Depending on how you look at it, online review site Yelp’s recent purchase of Eat24 (NYSE:GRUB)might be a good or bad idea. On the positive side, investors are looking for good news regarding Yelp (NYSE:YELP). Yelp is, of course, a massive collection of online reviews of all sorts of establishments.
Just like with any kind of business-to-consumer online platforms, investors do tend to get quite scared of consumer trends. It only takes a prolonged weakness in the economy for advertising revenues for such consumer-focused websites to take a hit. From an investor perspective, the Eat24 acquisition is a great idea because it gives Yelp yet another revenue stream.

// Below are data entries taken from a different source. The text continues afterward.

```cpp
class ExecPlan {
 public:
  explicit ExecPlan(const std::vector<Call>& calls) : calls_(calls) {}

  void run() {
    hipStream_t s = c10::hip::getCurrentHIPStream().stream();
    for (const auto& c : calls_) launch_call(c, s);
    hipError_t e = hipGetLastError();
    if (e != hipSuccess)
      throw std::runtime_error(std::string("kernel launch failed: ") +
                               hipGetErrorString(e));
  }

  void capture() {
    hipStream_t s = c10::hip::getCurrentHIPStream().stream();
    if (graph_exec_) return;
    hipGraph_t graph = nullptr;
    if (hipStreamBeginCapture(s, hipStreamCaptureModeThreadLocal) !=
        hipSuccess)
      throw std::runtime_error("hipStreamBeginCapture failed");
    for (const auto& c : calls_) launch_call(c, s);
    if (hipStreamEndCapture(s, &graph) != hipSuccess)
      throw std::runtime_error("hipStreamEndCapture failed");
    hipGraphExec_t ge = nullptr;
    if (hipGraphInstantiate(&ge, graph, nullptr, nullptr, 0) != hipSuccess) {
      hipGraphDestroy(graph);
      throw std::runtime_error("hipGraphInstantiate failed");
    }
    hipGraphDestroy(graph);
    graph_exec_ = ge;
  }

  bool has_graph() const { return graph_exec_ != nullptr; }

  void run_graph() {
    if (!graph_exec_) {
      run();
      return;
    }
    hipStream_t s = c10::hip::getCurrentHIPStream().stream();
    if (hipGraphLaunch(graph_exec_, s) != hipSuccess)
      throw std::runtime_error("hipGraphLaunch failed");
  }

  ~ExecPlan() {
    if (graph_exec_) hipGraphExecDestroy(graph_exec_);
  }

  void run_on(hipStream_t s) {
    if (graph_exec_) {
      if (hipGraphLaunch(graph_exec_, s) != hipSuccess)
        throw std::runtime_error("hipGraphLaunch failed");
      return;
    }
    for (const auto& c : calls_) launch_call(c, s);
    hipError_t e = hipGetLastError();
    if (e != hipSuccess)
      throw std::runtime_error(std::string("kernel launch failed: ") +
                               hipGetErrorString(e));
  }

  size_t n_calls() const { return calls_.size(); }

 private:
  std::vector<Call> calls_;
  hipGraphExec_t graph_exec_ = nullptr;
};

void fast_run_plan(void* plan, hipStream_t s) {
  reinterpret_cast<ExecPlan*>(plan)->run_on(s);
}

struct PtrDesc {
  uint8_t tag;
  int32_t reg = 0;
  int64_t off = 0;
};

class CallTemplate {
 public:
  std::vector<Call> calls;
  std::vector<std::vector<PtrDesc>> descs;

  ExecPlan* instantiate(uintptr_t ws,
                        const std::vector<uintptr_t>& bases) const {
    std::vector<Call> out = calls;
    for (size_t i = 0; i < out.size(); ++i) {
      auto& ds = descs[i];
      auto& ptrs = out[i].ptrs;
      ptrs.resize(ds.size());
      for (size_t j = 0; j < ds.size(); ++j) {
        const PtrDesc& d = ds[j];
        if (d.tag == 0)
          ptrs[j] = intptr_t(ws) + d.off;
        else if (d.tag == 1)
          ptrs[j] = intptr_t(bases.at(size_t(d.reg))) + d.off;
        else
          ptrs[j] = 0;
      }
    }
    return new ExecPlan(out);
  }
};

}

namespace py = pybind11;

void register_fastpath(py::module_& mod);
void register_frontend(py::module_& mod);
void register_rest_frontend(py::module_& mod);

PYBIND11_MODULE(TORCH_EXTENSION_NAME, mod) {
  using tfsc::Call;
  using tfsc::ExecPlan;

  py::class_<ExecPlan>(mod, "ExecPlan")
      .def(py::init([](py::list calls) {
        std::vector<Call> cs;
        cs.reserve(calls.size());
        for (auto item : calls) {
          py::tuple t = item.cast<py::tuple>();
          Call c;
          c.kind = t[0].cast<int>();
          c.ptrs = t[1].cast<std::vector<intptr_t>>();
          c.ints = t[2].cast<std::vector<int64_t>>();
          c.floats = t[3].cast<std::vector<float>>();
          cs.push_back(std::move(c));
        }
        return new ExecPlan(cs);
      }))
      .def("run", &ExecPlan::run, py::call_guard<py::gil_scoped_release>())
      .def("capture", &ExecPlan::capture,
           py::call_guard<py::gil_scoped_release>())
      .def("run_graph", &ExecPlan::run_graph,
           py::call_guard<py::gil_scoped_release>())
      .def("has_graph", &ExecPlan::has_graph)
      .def("n_calls", &ExecPlan::n_calls)
      .def("ptr", [](ExecPlan& p) {
        return reinterpret_cast<uintptr_t>(&p);
      });

  mod.attr("K_ELT_UNARY") = int(tfsc::K_ELT_UNARY);
  mod.attr("K_ELT_BINARY") = int(tfsc::K_ELT_BINARY);
  mod.attr("K_BN_ACT") = int(tfsc::K_BN_ACT);
  mod.attr("K_SOFTMAX") = int(tfsc::K_SOFTMAX);
  mod.attr("K_LAYERNORM") = int(tfsc::K_LAYERNORM);
  mod.attr("K_MEAN_LAST") = int(tfsc::K_MEAN_LAST);
  mod.attr("K_MEAN_MID") = int(tfsc::K_MEAN_MID);
  mod.attr("K_POOL") = int(tfsc::K_POOL);
  mod.attr("K_TRANSPOSE") = int(tfsc::K_TRANSPOSE);
  mod.attr("K_GATHER") = int(tfsc::K_GATHER);
  mod.attr("K_PAD_NHWC") = int(tfsc::K_PAD_NHWC);
  mod.attr("K_GEMM") = int(tfsc::K_GEMM);
  mod.attr("K_BGEMM") = int(tfsc::K_BGEMM);
  mod.attr("K_IM2COL") = int(tfsc::K_IM2COL);
  mod.attr("K_CONV") = int(tfsc::K_CONV);
  mod.attr("K_PAD_LAST") = int(tfsc::K_PAD_LAST);
  mod.attr("K_ATTENTION") = int(tfsc::K_ATTENTION);
  mod.attr("K_DEPTHWISE") = int(tfsc::K_DEPTHWISE);
  mod.attr("K_GEMM_FP8") = int(tfsc::K_GEMM_FP8);
  mod.attr("K_QUANT_FP8") = int(tfsc::K_QUANT_FP8);
  mod.attr("K_CAST") = int(tfsc::K_CAST);
  mod.attr("K_ARGMAX_LAST") = int(tfsc::K_ARGMAX_LAST);
  mod.attr("K_SCATTER") = int(tfsc::K_SCATTER);
  mod.attr("K_RESIZE") = int(tfsc::K_RESIZE);
  mod.attr("K_ZERO_INSERT") = int(tfsc::K_ZERO_INSERT);

  py::class_<tfsc::CallTemplate>(mod, "CallTemplate")
      .def(py::init([](py::list calls) {
        auto* t = new tfsc::CallTemplate();
        t->calls.reserve(calls.size());
        t->descs.reserve(calls.size());
        for (auto item : calls) {
          py::tuple tu = item.cast<py::tuple>();
          Call c;
          c.kind = tu[0].cast<int>();
          std::vector<tfsc::PtrDesc> ds;
          for (auto dd : tu[1].cast<py::list>()) {
            py::tuple dt = dd.cast<py::tuple>();
            tfsc::PtrDesc d;
            d.tag = uint8_t(dt[0].cast<int>());
            if (d.tag == 0) {
              d.off = dt[1].cast<int64_t>();
            } else if (d.tag == 1) {
              d.reg = dt[1].cast<int32_t>();
              d.off = dt[2].cast<int64_t>();
            }
            ds.push_back(d);
          }
          c.ints = tu[2].cast<std::vector<int64_t>>();
          c.floats = tu[3].cast<std::vector<float>>();
          t->calls.push_back(std::move(c));
          t->descs.push_back(std::move(ds));
        }
        return t;
      }));

  mod.def("instantiate_plan",
          [](const tfsc::CallTemplate& t, uintptr_t ws,
             const std::vector<uintptr_t>& bases) {
            return std::unique_ptr<ExecPlan>(t.instantiate(ws, bases));
          });

  register_fastpath(mod);
  register_frontend(mod);
  register_rest_frontend(mod);

  mod.attr("ELT_ADD") = int(tfsc::ELT_ADD);
  mod.attr("ELT_SUB") = int(tfsc::ELT_SUB);
  mod.attr("ELT_MUL") = int(tfsc::ELT_MUL);
  mod.attr("ELT_DIV") = int(tfsc::ELT_DIV);
  mod.attr("ELT_MAX") = int(tfsc::ELT_MAX);
  mod.attr("ELT_MIN") = int(tfsc::ELT_MIN);
  mod.attr("ELT_SQDIFF") = int(tfsc::ELT_SQDIFF);
  mod.attr("ELT_RELU") = int(tfsc::ELT_RELU);
  mod.attr("ELT_TANH") = int(tfsc::ELT_TANH);
  mod.attr("ELT_SIGMOID") = int(tfsc::ELT_SIGMOID);
  mod.attr("ELT_ERF") = int(tfsc::ELT_ERF);
  mod.attr("ELT_SQRT") = int(tfsc::ELT_SQRT);
  mod.attr("ELT_RSQRT") = int(tfsc::ELT_RSQRT);
  mod.attr("ELT_EXP") = int(tfsc::ELT_EXP);
  mod.attr("ELT_NEG") = int(tfsc::ELT_NEG);
  mod.attr("ELT_SQUARE") = int(tfsc::ELT_SQUARE);
  mod.attr("ELT_GELU") = int(tfsc::ELT_GELU);
  mod.attr("ELT_RELU6") = int(tfsc::ELT_RELU6);

  mod.attr("ACT_NONE") = int(tfsc::ACT_NONE);
  mod.attr("ACT_RELU") = int(tfsc::ACT_RELU);
  mod.attr("ACT_TANH") = int(tfsc::ACT_TANH);
  mod.attr("ACT_SIGMOID") = int(tfsc::ACT_SIGMOID);
  mod.attr("ACT_GELU") = int(tfsc::ACT_GELU);
  mod.attr("ACT_RELU6") = int(tfsc::ACT_RELU6);
}
```

tfservingcache_amd/engine/csrc/ops/attention.hip:

```cpp
#include "../common.h"
#include "../kernels.h"

#include <climits>
#include <stdexcept>

namespace tfsc {

namespace attn {

using bf16x8_t = __attribute__((ext_vector_type(8))) __bf16;
using f32x4_t = __attribute__((ext_vector_type(4))) float;
using ushort2_t = __attribute__((ext_vector_type(2))) ushort;

constexpr int D = 64;
constexpr int QBLK = 64;
constexpr int KVBLK = 64;
constexpr int NW = 4;
constexpr int THREADS = NW * WAVE;

TFSC_DEV int t_off(int row, int chunk) {
  return row * 128 + ((chunk ^ (row & 7)) << 4);
}

TFSC_DEV int p_off(int row, int chunk) {
  return row * 256 + ((chunk ^ (row & 7)) << 4);
}

TFSC_DEV void stage_rows_glds(const ushort* __restrict__ src, int64_t ld,
                              int row0, int row_limit, char* lds_tile,
                              int wave, int lane) {
  int r_in = lane >> 3, chunk = lane & 7;
  #pragma unroll
  for (int i = 0; i < 2; ++i) {
    int row = wave * 16 + i * 8 + r_in;
    int grow = row0 + row;
    grow = grow < row_limit ? grow : row_limit;
    int chunk_src = chunk ^ (row & 7);
    const ushort* gptr = src + (int64_t)grow * ld + chunk_src * 8;
    char* lds_base = lds_tile + (wave * 16 + i * 8) * 128;
    __builtin_amdgcn_global_load_lds(
        reinterpret_cast<const uint32_t*>(gptr),
        reinterpret_cast<uint32_t*>(lds_base), 16, 0, 0);
  }
}

TFSC_DEV void stage_vt(const ushort* __restrict__ src, int64_t ld,
                       int row0, int row_limit, ushort* lds_tile,
                       int wave, int lane) {
  int tid = wave * WAVE + lane;
  #pragma unroll
  for (int pass = 0; pass < 2; ++pass) {
    int idx = pass * THREADS + tid;
    int kv = idx >> 3;
    int dg = idx & 7;
    int gkv = row0 + kv;
    gkv = gkv < row_limit ? gkv : row_limit;
    const ushort* gptr = src + (int64_t)gkv * ld + dg * 8;
    short8_t v = *reinterpret_cast<const short8_t*>(gptr);
    #pragma unroll
    for (int j = 0; j < 8; ++j) {
      int d = dg * 8 + j;
      int byte_off = t_off(d, kv >> 3) + (kv & 7) * 2;
      *reinterpret_cast<ushort*>(
          reinterpret_cast<char*>(lds_tile) + byte_off) = ushort(v[j]);
    }
  }
}
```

Yelp gets another method of making money.
The downside of this acquisition is the fact that it sends the wrong message for people who want to use Yelp for restaurant reviews. If Yelp is an owner of a particular restaurant or food-ordering business, conflict-of-interest issues unnecessarily come to mind. While I am sure all sorts of safeguards will be put in place to prevent such conflict-of-interest issues from materializing, there is still the problem of perception. In many cases, it only takes a bad public perception, despite the lack of any evidence of wrongdoing, for a company to suffer.
Yelp’s acquisition of Eat24 is definitely a two-edged sword. It would be nice to know if Yelp’s management has gone through the proper decision-making processes before making this move. Never underestimate the power of bad perception. In fact, bad perceptions may be the only thing that smaller and nimbler competitors would need to get a powerful competitive advantage.